На лбу у Пайзла собрались морщины, казалось, каждое слово Елены запечетлевалось на нем. Теперь, когда он принял условия правительства, партия выступает с новым заявлением, чтобы его спасти от необходимости их принимать. Где прежде были его друзья? Стало быть, активисты вынуждены были призвать их к порядку! И его жена! Опять Елена! Они все сделают, как она пожелает. Да, так всегда, и через него, и через других она влияла на решения партии. Играет в политику, кокетничает и здесь любит играть первую роль. Но что ее заставляет так заботиться о нем, когда она бросает его, рвет семейные узы? Это тоже кажется Пайзлу довольно загадочным, приносит страдания и порождает определенные надежды.
— Тебя это как будто не очень обрадовало? — спросила она, перестав смеяться.
— Оставим сейчас дела, — мрачно проговорил он, думая одновременно о том, что, разрушив мосты, связывающие его с Рашулой, он отрезал себе путь к отступлению. — Господа приятели могли бы подумать обо мне, когда в этом была самая большая необходимость.
— Это более всего необходимо сейчас! — перебивает она. — Посмотри, что я придумала: прежнее заявление принято без моего ведома, мешало еще единственно то, что мои хлопоты в Вене и здесь могли иметь успех. Твои приятели и понятия не имели об этих хлопотах. Я им, естественно, вчера вечером намекнула. Да, а теперь новое заявление сделает невозможным любой дальнейший нажим на правительство. Не ты должен уступить ему, а оно тебе. Но серьезно! Какие условия оно тебе поставило?
— Правительство? Я тебе как-то говорил. Все остальное — только досужие разговоры моих приятелей. С тех пор как я в тюрьме, никаких условий не поставлено. А если и так…
— Ты бы их отклонил? Но это понятно. Ты знаешь мое мнение об этом бандитском правительстве. Но видишь, загадочно для меня только то, как правительство уступило и, не дождавшись нового заявления партии… — она вопросительно, с улыбкой сомнения смотрит ему в лицо.
— Возможно, мои приятели известили его об этом заранее.
— Может быть. Но ни вчера они мне не сказали, ни сегодня, что пойдут на подобный шаг.

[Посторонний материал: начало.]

After: 2.750 billion. About the same (-0.1%).

```diff
diff --git a/include/mm_qp.h b/include/mm_qp.h
--- a/include/mm_qp.h
+++ b/include/mm_qp.h
@@ -21,6 +21,23 @@
 #endif
 #ifndef MM_QP_SQRT
 #define MM_QP_SQRT(x) sqrt(x)
+#endif
+#ifndef MM_QP_FAST_ITERS
+#define MM_QP_FAST_ITERS 13
+#endif
+#ifdef MM_QP_FAST
+#define MM_QP_FARGS , const int fast, MM_QP_FLAG_T *flag
+#define MM_QP_FPASS , fast, flag
+#define MM_QP_RCP_(b) (fast ? MM_QP_FAST_RCP(b, *flag) : MM_QP_RCP(b))
+#define MM_QP_DIVR_(a, b, R) (fast ? MM_QP_FAST_DIVR(a, b, R, *flag) : MM_QP_DIVR(a, b, R))
+#ifndef MM_QP_REDO_NOTE
+#define MM_QP_REDO_NOTE(block)
+#endif
+#else
+#define MM_QP_FARGS
+#define MM_QP_FPASS
+#define MM_QP_RCP_(b) MM_QP_RCP(b)
+#define MM_QP_DIVR_(a, b, R) MM_QP_DIVR(a, b, R)
 #endif
 
 typedef struct MMQpKkt {
@@ -41,7 +58,7 @@
 } MMQpState;
 typedef struct MMQpRes { double rx0, rx2, rz0, rz1, rz2, rz3; } MMQpRes;
 
-MMM_FN int mm_qp_factor(MMQpKkt *f, double a, int m4, double di0, double di1, double di2, double di3) {
+MMM_FN int mm_qp_factor(MMQpKkt *f, double a, int m4, double di0, double di1, double di2, double di3 MM_QP_FARGS) {
   f->di0 = di0; f->di1 = di1; f->di2 = di2; f->di3 = 0.0;
   f->g0 = di0 * a;
   f->g3 = 0.0;
@@ -59,15 +76,15 @@
   s22 = s22 + 1e18;
   if (!(s00 > 0.0)) return 0;
   f->l00 = MM_QP_SQRT(s00);
-  f->r00 = MM_QP_RCP(f->l00);
-  f->l20 = MM_QP_DIVR(s20, f->l00, f->r00);
+  f->r00 = MM_QP_RCP_(f->l00);
+  f->l20 = MM_QP_DIVR_(s20, f->l00, f->r00);
   const double t = s22 - f->l20 * f->l20;
   if (!(t > 0.0)) return 0;
   f->l22 = MM_QP_SQRT(t);
-  f->r22 = MM_QP_RCP(f->l22);
+  f->r22 = MM_QP_RCP_(f->l22);
   return 1;
 }
-MMM_FN void mm_qp_solve(const MMQpKkt *f, int m4, double *x0, double *x2, double *z0, double *z1, double *z2, double *z3) {
+MMM_FN void mm_qp_solve(const MMQpKkt *f, int m4, double *x0, double *x2, double *z0, double *z1, double *z2, double *z3 MM_QP_FARGS) {
   double w0 = *z0 * f->di0, w1 = *z1 * f->di1, w2 = *z2 * f->di2, w3 = 0.0;
   double t = 0.0 + f->g0 * w0;
   t = t + f->di1 * w1;
@@ -80,12 +97,12 @@
   }
   double a0 = *x0 + t;
   double a2 = *x2 + u;
-  a0 = MM_QP_DIVR(a0, f->l00, f->r00);
+  a0 = MM_QP_DIVR_(a0, f->l00, f->r00);
   a2 = a2 - a0 * f->l20;
-  a2 = MM_QP_DIVR(a2, f->l22, f->r22);
-  a2 = MM_QP_DIVR(a2, f->l22, f->r22);
+  a2 = MM_QP_DIVR_(a2, f->l22, f->r22);
+  a2 = MM_QP_DIVR_(a2, f->l22, f->r22);
   t = a0 - f->l20 * a2;
-  a0 = MM_QP_DIVR(t, f->l00, f->r00);
+  a0 = MM_QP_DIVR_(t, f->l00, f->r00);
   t = -w0; t = t + a0 * f->g0; t = t + a2 * (-f->di0); *z0 = t;
   t = -w1; t = t + a0 * f->di1; *z1 = t;
   t = -w2; t = t + a0 * (-f->di2); *z2 = t;
@@ -107,7 +124,7 @@
   return t;
 }
 
-MMM_FN int mm_qp_start(MMQpState *q, double a, double h0, double h1, double h2, double h3, int rows) {
+MMM_FN int mm_qp_start_form(MMQpState *q, double a, double h0, double h1, double h2, double h3, int rows MM_QP_FARGS) {
   const int m4 = rows == 4;
   q->a = a; q->m4 = m4; q->iters = 0;
   q->ax0 = q->ax2 = INFINITY;
@@ -115,14 +132,14 @@
   q->resz0 = fmax(1.0, sqrt(mm_qp_dot(q->h0, q->h0, q->h1, q->h1, q->h2, q->h2, q->h3, q->h3, m4)));
   q->d0 = q->d1 = q->d2 = q->d3 = 1.0; q->di0 = q->di1 = q->di2 = q->di3 = 1.0; q->l0 = q->l1 = q->l2 = q->l3 = 1.0;
   MMQpKkt kkt;
-  if (!mm_qp_factor(&kkt, a, m4, 1.0, 1.0, 1.0, 1.0)) {
+  if (!mm_qp_factor(&kkt, a, m4, 1.0, 1.0, 1.0, 1.0 MM_QP_FPASS)) {
     q->x0 = a - a + (h0 - h0); q->x2 = q->x0; q->gap = q->x0;
     q->s0 = q->s1 = q->s2 = q->s3 = q->z0 = q->z1 = q->z2 = q->z3 = q->x0;
     return 0;
   }
   double x0 = -0.0, x2 = -0.0;
   double z0 = q->h0, z1 = q->h1, z2 = q->h2, z3 = q->h3;
-  mm_qp_solve(&kkt, m4, &x0, &x2, &z0, &z1, &z2, &z3);
+  mm_qp_solve(&kkt, m4, &x0, &x2, &z0, &z1, &z2, &z3 MM_QP_FPASS);
   double s0 = -z0, s1 = -z1, s2 = -z2, s3 = -z3;
   const double ts = mm_qp_maxneg(s0, s1, s2, s3, m4);
   int shift = ts >= 0.0;
@@ -136,6 +153,29 @@
   q->s0 = s0; q->s1 = s1; q->s2 = s2; q->s3 = s3; q->z0 = z0; q->z1 = z1; q->z2 = z2; q->z3 = z3;
   q->gap = mm_qp_dot(s0, z0, s1, z1, s2, z2, s3, z3, m4);
   return 1;
+}
+MMM_FN int mm_qp_start_literal(MMQpState *q, double a, double h0, double h1, double h2, double h3, int rows) {
+#ifdef MM_QP_FAST
+  MM_QP_FLAG_T flag = MM_QP_FLAG_INIT;
+  return mm_qp_start_form(q, a, h0, h1, h2, h3, rows, 0, &flag);
+#else
+  return mm_qp_start_form(q, a, h0, h1, h2, h3, rows);
+#endif
+}
+MMM_FN int mm_qp_start(MMQpState *q, double a, double h0, double h1, double h2, double h3, int rows) {
+#ifdef MM_QP_FAST
+  MM_QP_FLAG_T flag = MM_QP_FLAG_INIT;
+  int ok = mm_qp_start_form(q, a, h0, h1, h2, h3, rows, 1, &flag);
+  if (MM_QP_ANY(MM_QP_FLAG_SET(flag))) {
+    if (MM_QP_FLAG_SET(flag)) {
+      MM_QP_REDO_NOTE(0);
+      ok = mm_qp_start_form(q, a, h0, h1, h2, h3, rows, 0, &flag);
+    }
+  }
+  return ok;
+#else
+  return mm_qp_start_form(q, a, h0, h1, h2, h3, rows);
+#endif
 }
 
 #ifndef MM_QP_ILOGB
@@ -215,24 +255,24 @@
     t0_ = t0_ - lsq0; t1_ = t1_ - lsq1; t2_ = t2_ - lsq2;                                                          \
     ds0 = t0_ + sigma * mu; ds1 = t1_ + sigma * mu; ds2 = t2_ + sigma * mu;                                        \
     dx0 = -r->rx0; dx2 = -r->rx2;                                                                                  \
-    ds0 = MM_QP_DIVR(ds0, q->l0, rl0); ds1 = MM_QP_DIVR(ds1, q->l1, rl1); ds2 = MM_QP_DIVR(ds2, q->l2, rl2);       \
+    ds0 = MM_QP_DIVR_(ds0, q->l0, rl0); ds1 = MM_QP_DIVR_(ds1, q->l1, rl1); ds2 = MM_QP_DIVR_(ds2, q->l2, rl2);       \
     dz0 = -r->rz0 - q->d0 * ds0; dz1 = -r->rz1 - q->d1 * ds1; dz2 = -r->rz2 - q->d2 * ds2;                         \
     if (m4) {                                                                                                      \
       if (I == 1) t3_ = t3_ - ws3;                                                                                 \
       t3_ = t3_ - lsq3;                                                                                            \
       ds3 = t3_ + sigma * mu;                                                                                      \
-      ds3 = MM_QP_DIVR(ds3, q->l3, rl3);                                                                           \
+      ds3 = MM_QP_DIVR_(ds3, q->l3, rl3);                                                                           \
       dz3 = -r->rz3 - q->d3 * ds3;                                                                                 \
     }                                                                                                              \
-    mm_qp_solve(&kkt, m4, &dx0, &dx2, &dz0, &dz1, &dz2, &dz3);                                                     \
+    mm_qp_solve(&kkt, m4, &dx0, &dx2, &dz0, &dz1, &dz2, &dz3 MM_QP_FPASS);                                                  \
     ds0 = ds0 - dz0; ds1 = ds1 - dz1; ds2 = ds2 - dz2;                                                             \
     if (m4) ds3 = ds3 - dz3;                                                                                       \
     dsdz = mm_qp_dot(ds0, dz0, ds1, dz1, ds2, dz2, ds3, dz3, m4);                                                  \
     if (I == 0) { ws0 = ds0 * dz0; ws1 = ds1 * dz1; ws2 = ds2 * dz2; if (m4) ws3 = ds3 * dz3; }                    \
-    ds0 = MM_QP_DIVR(ds0, q->l0, rl0); dz0 = MM_QP_DIVR(dz0, q->l0, rl0);                                          \
-    ds1 = MM_QP_DIVR(ds1, q->l1, rl1); dz1 = MM_QP_DIVR(dz1, q->l1, rl1);                                          \
-    ds2 = MM_QP_DIVR(ds2, q->l2, rl2); dz2 = MM_QP_DIVR(dz2, q->l2, rl2);                                          \
-    if (m4) { ds3 = MM_QP_DIVR(ds3, q->l3, rl3); dz3 = MM_QP_DIVR(dz3, q->l3, rl3); }                              \
+    ds0 = MM_QP_DIVR_(ds0, q->l0, rl0); dz0 = MM_QP_DIVR_(dz0, q->l0, rl0);                                          \
+    ds1 = MM_QP_DIVR_(ds1, q->l1, rl1); dz1 = MM_QP_DIVR_(dz1, q->l1, rl1);                                          \
+    ds2 = MM_QP_DIVR_(ds2, q->l2, rl2); dz2 = MM_QP_DIVR_(dz2, q->l2, rl2);                                          \
+    if (m4) { ds3 = MM_QP_DIVR_(ds3, q->l3, rl3); dz3 = MM_QP_DIVR_(dz3, q->l3, rl3); }                              \
     const double ts_ = mm_qp_maxneg(ds0, ds1, ds2, ds3, m4), tz_ = mm_qp_maxneg(dz0, dz1, dz2, dz3, m4);           \
     const double tm_ = fmax(0.0, fmax(ts_, tz_));                                                                  \
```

— Наверняка они это сделали. Совесть в них наконец заговорила. Опоздали и теперь спешат. — Пайзл нетерпелив, говорит суетливо. — Но знаешь ли, что и для меня загадочно?
— Ну? — Она все еще думает о правительстве и об освобождении Пайзла. Не дают ей покоя предположения и сомнения в том, что Пайзл уступил-таки правительству. Почему так поспешно собирается сегодня судебная коллегия?
— Вот что мне непонятно, — голос Пайзла дрожит, в каждом слове тревога и тоска. — Из-за меня ты едешь в Вену, ведешь разговоры с моими приятелями, говоришь, что и без приглашения пришла бы сюда сообщить мне об этом, и вообще, все еще хочешь, чтобы я подчинялся твоей воле. На основании этого я заключаю, что между нами еще не все кончено, как ты вчера заметила. Это было бы непоследовательно.
— Непоследовательно — последовательно, — она громко, взахлеб рассмеялась, так что дама напротив встала посмотреть, что случилось. Непоследовательна и загадочна! Этого она и добивается и останется такой, даже если бы не хотела этого. Но в чем тут загадочность? Ей уже надоело, что раб ей досаждает. Да и староват уже этот раб, лицо в морщинах. В чем она виновата перед ним, если молодым принадлежит женская любовь и, наверное, любовь вообще? Поублажать его на прощанье и расстаться с миром, сделав вид, что расстаются они друзьями, и это все! В конце концов ее годы идут, надо торопиться взять от жизни как можно больше. Кто знает, быть может, так, как она сейчас поступает с Пайзлом, поступит однажды и с доцентом? К чему тогда такая ревность? Ведь это не что иное, как ревность, неудовлетворенная гордыня. — И как вижу, — говорит она озабочено, — я зря надеялась, что ты передумаешь. Но, в общем-то, я на это и не рассчитывала. Скажу тебе и другую причину: я пришла проститься.